### EXERCISE REQUIREMENTS:
One number should be the full reply: how many lines of the material below contain "theta".

### SOURCE RECORDS:
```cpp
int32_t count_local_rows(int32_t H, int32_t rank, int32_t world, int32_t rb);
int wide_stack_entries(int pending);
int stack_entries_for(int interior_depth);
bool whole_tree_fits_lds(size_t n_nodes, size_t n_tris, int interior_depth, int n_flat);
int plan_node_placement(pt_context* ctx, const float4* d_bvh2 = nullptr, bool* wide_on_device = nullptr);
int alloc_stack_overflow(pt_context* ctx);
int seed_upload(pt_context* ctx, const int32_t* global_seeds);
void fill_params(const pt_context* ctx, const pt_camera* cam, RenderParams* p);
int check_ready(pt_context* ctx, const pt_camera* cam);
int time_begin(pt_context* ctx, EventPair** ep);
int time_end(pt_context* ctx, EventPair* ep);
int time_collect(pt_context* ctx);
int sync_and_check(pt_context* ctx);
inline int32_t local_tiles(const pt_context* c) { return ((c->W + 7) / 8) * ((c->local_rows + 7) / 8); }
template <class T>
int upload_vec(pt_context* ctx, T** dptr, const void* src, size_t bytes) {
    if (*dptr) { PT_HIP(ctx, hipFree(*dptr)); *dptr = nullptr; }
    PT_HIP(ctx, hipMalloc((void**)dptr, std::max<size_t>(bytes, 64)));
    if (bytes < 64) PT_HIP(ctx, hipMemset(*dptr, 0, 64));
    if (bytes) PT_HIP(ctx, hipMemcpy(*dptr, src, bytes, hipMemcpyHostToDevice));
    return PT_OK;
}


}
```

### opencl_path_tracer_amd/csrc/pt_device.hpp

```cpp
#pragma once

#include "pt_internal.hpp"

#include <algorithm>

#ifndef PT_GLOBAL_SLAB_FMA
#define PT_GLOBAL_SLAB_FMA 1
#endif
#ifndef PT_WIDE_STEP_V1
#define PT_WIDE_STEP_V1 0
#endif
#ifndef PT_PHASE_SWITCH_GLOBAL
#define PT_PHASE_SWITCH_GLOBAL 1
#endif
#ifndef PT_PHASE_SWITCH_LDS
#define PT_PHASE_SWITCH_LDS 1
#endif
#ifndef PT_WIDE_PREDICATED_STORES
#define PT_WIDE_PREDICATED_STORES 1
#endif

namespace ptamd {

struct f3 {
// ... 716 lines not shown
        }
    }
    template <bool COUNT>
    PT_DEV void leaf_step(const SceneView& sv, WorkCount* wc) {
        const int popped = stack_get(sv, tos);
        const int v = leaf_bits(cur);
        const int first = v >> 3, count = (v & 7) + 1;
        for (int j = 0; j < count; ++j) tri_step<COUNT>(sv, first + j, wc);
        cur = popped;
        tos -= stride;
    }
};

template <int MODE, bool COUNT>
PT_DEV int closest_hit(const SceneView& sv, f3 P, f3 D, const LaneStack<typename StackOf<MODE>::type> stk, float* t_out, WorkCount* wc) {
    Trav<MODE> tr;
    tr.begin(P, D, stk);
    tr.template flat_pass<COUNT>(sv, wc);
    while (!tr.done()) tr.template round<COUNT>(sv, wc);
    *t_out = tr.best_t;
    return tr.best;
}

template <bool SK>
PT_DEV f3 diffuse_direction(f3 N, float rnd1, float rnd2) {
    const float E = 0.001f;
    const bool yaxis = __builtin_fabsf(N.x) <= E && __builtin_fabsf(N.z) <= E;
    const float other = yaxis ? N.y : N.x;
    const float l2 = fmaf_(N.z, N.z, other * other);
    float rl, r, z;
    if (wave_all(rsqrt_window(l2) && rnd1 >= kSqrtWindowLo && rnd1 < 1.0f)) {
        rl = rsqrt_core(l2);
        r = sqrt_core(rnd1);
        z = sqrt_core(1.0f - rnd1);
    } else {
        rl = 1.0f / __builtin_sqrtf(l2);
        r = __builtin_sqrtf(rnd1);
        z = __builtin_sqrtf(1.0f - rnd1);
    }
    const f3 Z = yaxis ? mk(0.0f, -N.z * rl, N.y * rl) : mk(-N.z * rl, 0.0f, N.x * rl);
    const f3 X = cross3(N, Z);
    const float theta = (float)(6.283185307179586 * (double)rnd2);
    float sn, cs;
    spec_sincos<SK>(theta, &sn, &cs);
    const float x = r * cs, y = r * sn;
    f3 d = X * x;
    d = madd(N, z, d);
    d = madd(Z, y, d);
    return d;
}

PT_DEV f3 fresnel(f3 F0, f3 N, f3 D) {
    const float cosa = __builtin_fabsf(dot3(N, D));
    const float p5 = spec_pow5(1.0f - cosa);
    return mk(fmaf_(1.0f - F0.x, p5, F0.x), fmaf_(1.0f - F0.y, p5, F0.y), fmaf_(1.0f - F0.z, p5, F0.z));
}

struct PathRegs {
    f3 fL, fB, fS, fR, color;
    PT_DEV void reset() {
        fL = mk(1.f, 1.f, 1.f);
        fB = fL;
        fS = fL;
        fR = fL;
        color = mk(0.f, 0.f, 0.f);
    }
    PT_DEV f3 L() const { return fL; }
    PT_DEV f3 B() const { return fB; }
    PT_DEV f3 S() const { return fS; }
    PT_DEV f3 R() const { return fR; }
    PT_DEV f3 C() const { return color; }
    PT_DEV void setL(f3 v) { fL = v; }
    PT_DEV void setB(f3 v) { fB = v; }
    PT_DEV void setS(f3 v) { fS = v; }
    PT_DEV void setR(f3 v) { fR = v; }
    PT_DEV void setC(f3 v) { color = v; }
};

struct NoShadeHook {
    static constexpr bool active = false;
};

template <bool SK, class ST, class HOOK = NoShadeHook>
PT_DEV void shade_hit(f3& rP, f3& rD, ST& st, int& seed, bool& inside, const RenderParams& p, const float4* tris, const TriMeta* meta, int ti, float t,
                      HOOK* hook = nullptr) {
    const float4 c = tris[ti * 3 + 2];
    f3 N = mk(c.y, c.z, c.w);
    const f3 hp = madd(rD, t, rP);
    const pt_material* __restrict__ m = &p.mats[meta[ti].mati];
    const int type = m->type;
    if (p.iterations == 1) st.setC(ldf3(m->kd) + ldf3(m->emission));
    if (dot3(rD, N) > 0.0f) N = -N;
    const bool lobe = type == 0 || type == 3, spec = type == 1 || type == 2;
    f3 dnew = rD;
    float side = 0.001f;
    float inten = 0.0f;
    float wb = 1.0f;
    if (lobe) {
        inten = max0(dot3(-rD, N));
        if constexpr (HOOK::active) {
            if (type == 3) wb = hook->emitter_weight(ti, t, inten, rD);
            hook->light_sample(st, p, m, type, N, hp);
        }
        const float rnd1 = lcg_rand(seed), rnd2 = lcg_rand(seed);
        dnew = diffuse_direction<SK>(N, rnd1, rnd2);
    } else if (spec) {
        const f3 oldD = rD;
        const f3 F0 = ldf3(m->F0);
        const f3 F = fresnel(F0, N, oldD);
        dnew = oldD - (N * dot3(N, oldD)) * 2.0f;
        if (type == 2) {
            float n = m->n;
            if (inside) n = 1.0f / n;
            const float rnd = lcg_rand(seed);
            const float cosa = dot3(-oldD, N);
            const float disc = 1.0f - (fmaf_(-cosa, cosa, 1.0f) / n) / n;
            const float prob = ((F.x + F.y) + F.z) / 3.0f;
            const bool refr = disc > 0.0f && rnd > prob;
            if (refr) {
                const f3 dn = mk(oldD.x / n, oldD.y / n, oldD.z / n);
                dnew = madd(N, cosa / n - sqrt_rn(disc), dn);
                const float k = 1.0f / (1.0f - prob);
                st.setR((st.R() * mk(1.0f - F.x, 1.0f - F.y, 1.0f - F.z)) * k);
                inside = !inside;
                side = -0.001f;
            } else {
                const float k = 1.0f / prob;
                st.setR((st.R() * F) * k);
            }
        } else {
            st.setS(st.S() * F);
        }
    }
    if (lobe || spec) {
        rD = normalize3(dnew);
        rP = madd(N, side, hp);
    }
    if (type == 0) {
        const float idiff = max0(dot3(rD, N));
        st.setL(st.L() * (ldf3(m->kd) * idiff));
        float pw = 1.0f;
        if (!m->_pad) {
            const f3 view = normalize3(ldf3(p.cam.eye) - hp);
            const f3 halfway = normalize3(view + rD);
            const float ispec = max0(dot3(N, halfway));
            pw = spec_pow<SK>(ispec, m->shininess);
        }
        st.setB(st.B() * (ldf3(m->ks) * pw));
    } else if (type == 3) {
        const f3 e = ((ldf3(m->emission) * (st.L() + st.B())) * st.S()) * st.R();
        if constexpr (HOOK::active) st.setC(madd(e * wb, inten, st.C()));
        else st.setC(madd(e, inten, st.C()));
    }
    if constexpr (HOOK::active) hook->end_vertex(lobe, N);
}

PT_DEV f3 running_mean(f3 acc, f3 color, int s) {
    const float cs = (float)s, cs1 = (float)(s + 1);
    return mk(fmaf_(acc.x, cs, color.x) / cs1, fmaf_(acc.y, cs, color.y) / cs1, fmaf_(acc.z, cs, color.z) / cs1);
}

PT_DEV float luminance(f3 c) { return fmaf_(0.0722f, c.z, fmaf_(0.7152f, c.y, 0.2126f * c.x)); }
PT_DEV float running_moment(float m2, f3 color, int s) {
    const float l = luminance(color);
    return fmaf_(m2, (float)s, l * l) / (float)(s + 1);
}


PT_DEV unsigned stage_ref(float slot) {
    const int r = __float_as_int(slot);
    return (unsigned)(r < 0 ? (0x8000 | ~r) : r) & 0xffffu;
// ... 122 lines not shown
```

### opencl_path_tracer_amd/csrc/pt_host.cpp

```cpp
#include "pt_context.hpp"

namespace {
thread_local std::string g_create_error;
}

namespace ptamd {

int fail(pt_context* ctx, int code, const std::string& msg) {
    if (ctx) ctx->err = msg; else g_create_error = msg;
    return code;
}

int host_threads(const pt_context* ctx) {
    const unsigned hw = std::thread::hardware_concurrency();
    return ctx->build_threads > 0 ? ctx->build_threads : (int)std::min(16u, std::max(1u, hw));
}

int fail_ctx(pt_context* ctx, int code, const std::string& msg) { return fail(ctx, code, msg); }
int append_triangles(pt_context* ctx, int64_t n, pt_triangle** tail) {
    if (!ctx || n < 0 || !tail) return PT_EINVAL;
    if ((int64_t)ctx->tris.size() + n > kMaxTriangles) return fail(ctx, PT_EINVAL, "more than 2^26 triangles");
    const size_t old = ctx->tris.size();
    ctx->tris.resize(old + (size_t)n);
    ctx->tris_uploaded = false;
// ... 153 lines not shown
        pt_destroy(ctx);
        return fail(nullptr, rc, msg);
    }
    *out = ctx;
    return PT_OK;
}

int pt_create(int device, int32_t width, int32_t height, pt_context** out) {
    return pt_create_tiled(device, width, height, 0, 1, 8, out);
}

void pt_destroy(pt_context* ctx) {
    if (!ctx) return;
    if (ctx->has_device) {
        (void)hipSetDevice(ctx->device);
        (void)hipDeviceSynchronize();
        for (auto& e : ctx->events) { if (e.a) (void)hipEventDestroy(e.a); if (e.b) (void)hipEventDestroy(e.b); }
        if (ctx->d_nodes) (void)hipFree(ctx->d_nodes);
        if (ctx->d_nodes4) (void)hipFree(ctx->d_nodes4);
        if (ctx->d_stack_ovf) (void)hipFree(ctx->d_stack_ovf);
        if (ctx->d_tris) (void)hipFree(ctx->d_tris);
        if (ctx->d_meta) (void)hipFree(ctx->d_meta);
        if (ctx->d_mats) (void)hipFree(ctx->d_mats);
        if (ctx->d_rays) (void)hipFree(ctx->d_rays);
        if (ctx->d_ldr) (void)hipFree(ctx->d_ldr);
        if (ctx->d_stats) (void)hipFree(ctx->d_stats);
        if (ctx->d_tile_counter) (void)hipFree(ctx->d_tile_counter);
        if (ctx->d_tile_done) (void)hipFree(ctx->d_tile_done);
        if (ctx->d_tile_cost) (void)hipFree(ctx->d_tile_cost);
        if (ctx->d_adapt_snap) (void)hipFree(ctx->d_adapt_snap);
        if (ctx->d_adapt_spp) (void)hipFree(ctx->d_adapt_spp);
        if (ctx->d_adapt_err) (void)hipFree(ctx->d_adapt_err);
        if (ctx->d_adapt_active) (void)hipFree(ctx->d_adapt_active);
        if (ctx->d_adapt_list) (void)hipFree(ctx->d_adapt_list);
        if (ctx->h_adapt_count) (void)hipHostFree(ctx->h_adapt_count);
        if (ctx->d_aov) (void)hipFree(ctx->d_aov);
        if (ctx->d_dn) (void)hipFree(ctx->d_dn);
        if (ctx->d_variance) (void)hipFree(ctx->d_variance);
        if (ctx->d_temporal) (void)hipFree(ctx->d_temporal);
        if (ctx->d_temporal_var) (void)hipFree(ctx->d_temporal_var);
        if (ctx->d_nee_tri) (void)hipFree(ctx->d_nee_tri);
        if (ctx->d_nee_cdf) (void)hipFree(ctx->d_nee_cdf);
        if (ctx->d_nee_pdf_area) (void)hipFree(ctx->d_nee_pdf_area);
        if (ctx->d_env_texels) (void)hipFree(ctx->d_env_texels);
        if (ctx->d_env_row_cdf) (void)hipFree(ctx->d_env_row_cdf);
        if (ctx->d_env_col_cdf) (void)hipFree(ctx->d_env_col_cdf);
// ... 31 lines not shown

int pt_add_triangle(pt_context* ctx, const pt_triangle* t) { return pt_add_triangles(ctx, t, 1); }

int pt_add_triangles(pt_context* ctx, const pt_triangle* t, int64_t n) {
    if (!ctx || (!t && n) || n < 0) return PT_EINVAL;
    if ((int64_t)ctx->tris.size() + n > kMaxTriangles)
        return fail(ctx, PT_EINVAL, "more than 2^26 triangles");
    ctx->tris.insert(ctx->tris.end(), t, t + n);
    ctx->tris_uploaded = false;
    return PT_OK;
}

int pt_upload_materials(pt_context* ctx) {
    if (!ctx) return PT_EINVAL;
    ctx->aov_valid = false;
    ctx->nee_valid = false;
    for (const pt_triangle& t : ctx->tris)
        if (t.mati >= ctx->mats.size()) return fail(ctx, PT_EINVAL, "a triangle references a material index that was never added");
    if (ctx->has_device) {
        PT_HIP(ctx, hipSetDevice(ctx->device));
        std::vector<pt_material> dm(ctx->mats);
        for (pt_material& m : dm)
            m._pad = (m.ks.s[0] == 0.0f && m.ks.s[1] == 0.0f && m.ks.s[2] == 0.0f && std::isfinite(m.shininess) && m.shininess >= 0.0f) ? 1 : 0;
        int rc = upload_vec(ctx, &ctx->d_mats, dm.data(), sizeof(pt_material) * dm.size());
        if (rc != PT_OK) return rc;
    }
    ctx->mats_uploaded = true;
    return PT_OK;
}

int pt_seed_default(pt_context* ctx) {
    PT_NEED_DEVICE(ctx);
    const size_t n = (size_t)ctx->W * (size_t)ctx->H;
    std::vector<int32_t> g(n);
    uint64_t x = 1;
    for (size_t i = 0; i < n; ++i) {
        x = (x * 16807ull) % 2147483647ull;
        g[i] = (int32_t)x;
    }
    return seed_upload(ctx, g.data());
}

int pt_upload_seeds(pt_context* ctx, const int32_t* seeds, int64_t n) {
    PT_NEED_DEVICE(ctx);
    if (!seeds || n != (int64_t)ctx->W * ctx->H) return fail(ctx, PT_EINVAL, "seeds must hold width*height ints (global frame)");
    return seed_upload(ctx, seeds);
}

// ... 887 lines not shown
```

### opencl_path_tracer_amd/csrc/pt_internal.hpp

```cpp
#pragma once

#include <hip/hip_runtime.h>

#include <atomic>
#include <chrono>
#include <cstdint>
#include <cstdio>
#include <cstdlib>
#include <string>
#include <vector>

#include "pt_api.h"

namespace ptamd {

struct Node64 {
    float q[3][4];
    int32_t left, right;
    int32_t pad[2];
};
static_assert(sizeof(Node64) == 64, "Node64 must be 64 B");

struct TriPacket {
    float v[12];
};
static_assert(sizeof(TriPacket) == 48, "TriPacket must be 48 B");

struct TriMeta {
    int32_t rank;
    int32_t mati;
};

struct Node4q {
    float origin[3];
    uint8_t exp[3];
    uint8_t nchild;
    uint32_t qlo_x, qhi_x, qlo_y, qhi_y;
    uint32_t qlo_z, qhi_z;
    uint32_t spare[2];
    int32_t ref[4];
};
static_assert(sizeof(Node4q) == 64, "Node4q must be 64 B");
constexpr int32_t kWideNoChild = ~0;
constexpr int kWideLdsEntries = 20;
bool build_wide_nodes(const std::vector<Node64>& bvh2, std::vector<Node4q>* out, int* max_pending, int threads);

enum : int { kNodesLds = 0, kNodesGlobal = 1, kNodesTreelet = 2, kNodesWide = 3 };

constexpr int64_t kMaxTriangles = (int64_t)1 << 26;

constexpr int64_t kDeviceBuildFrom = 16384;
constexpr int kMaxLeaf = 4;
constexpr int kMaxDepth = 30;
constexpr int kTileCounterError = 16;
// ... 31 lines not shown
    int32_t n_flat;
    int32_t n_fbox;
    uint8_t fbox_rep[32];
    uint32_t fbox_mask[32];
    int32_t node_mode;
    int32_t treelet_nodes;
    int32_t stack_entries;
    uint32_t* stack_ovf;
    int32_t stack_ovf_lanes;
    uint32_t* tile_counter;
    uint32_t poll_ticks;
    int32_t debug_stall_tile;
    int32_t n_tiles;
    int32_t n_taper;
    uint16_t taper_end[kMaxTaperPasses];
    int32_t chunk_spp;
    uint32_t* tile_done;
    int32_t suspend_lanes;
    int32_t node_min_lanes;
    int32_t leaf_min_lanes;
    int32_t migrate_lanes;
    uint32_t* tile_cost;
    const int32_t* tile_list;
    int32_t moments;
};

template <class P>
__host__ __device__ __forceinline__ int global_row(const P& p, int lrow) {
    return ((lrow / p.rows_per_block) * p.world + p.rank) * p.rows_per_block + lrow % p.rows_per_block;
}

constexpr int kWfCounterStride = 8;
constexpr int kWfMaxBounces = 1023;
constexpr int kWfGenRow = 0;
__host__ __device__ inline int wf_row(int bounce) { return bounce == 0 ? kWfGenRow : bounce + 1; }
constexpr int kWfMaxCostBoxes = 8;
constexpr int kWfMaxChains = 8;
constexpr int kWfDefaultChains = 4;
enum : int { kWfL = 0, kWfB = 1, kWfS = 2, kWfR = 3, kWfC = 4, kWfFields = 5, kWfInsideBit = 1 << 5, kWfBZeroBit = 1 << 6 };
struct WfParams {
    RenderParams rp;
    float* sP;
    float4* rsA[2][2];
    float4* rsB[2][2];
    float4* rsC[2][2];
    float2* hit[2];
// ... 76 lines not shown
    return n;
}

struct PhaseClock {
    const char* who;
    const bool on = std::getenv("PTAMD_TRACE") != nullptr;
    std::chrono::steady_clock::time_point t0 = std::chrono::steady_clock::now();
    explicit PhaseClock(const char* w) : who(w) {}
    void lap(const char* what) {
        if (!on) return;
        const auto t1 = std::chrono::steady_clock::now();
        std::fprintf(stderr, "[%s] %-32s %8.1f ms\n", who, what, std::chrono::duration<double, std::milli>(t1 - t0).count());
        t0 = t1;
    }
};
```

### SOLUTION:
2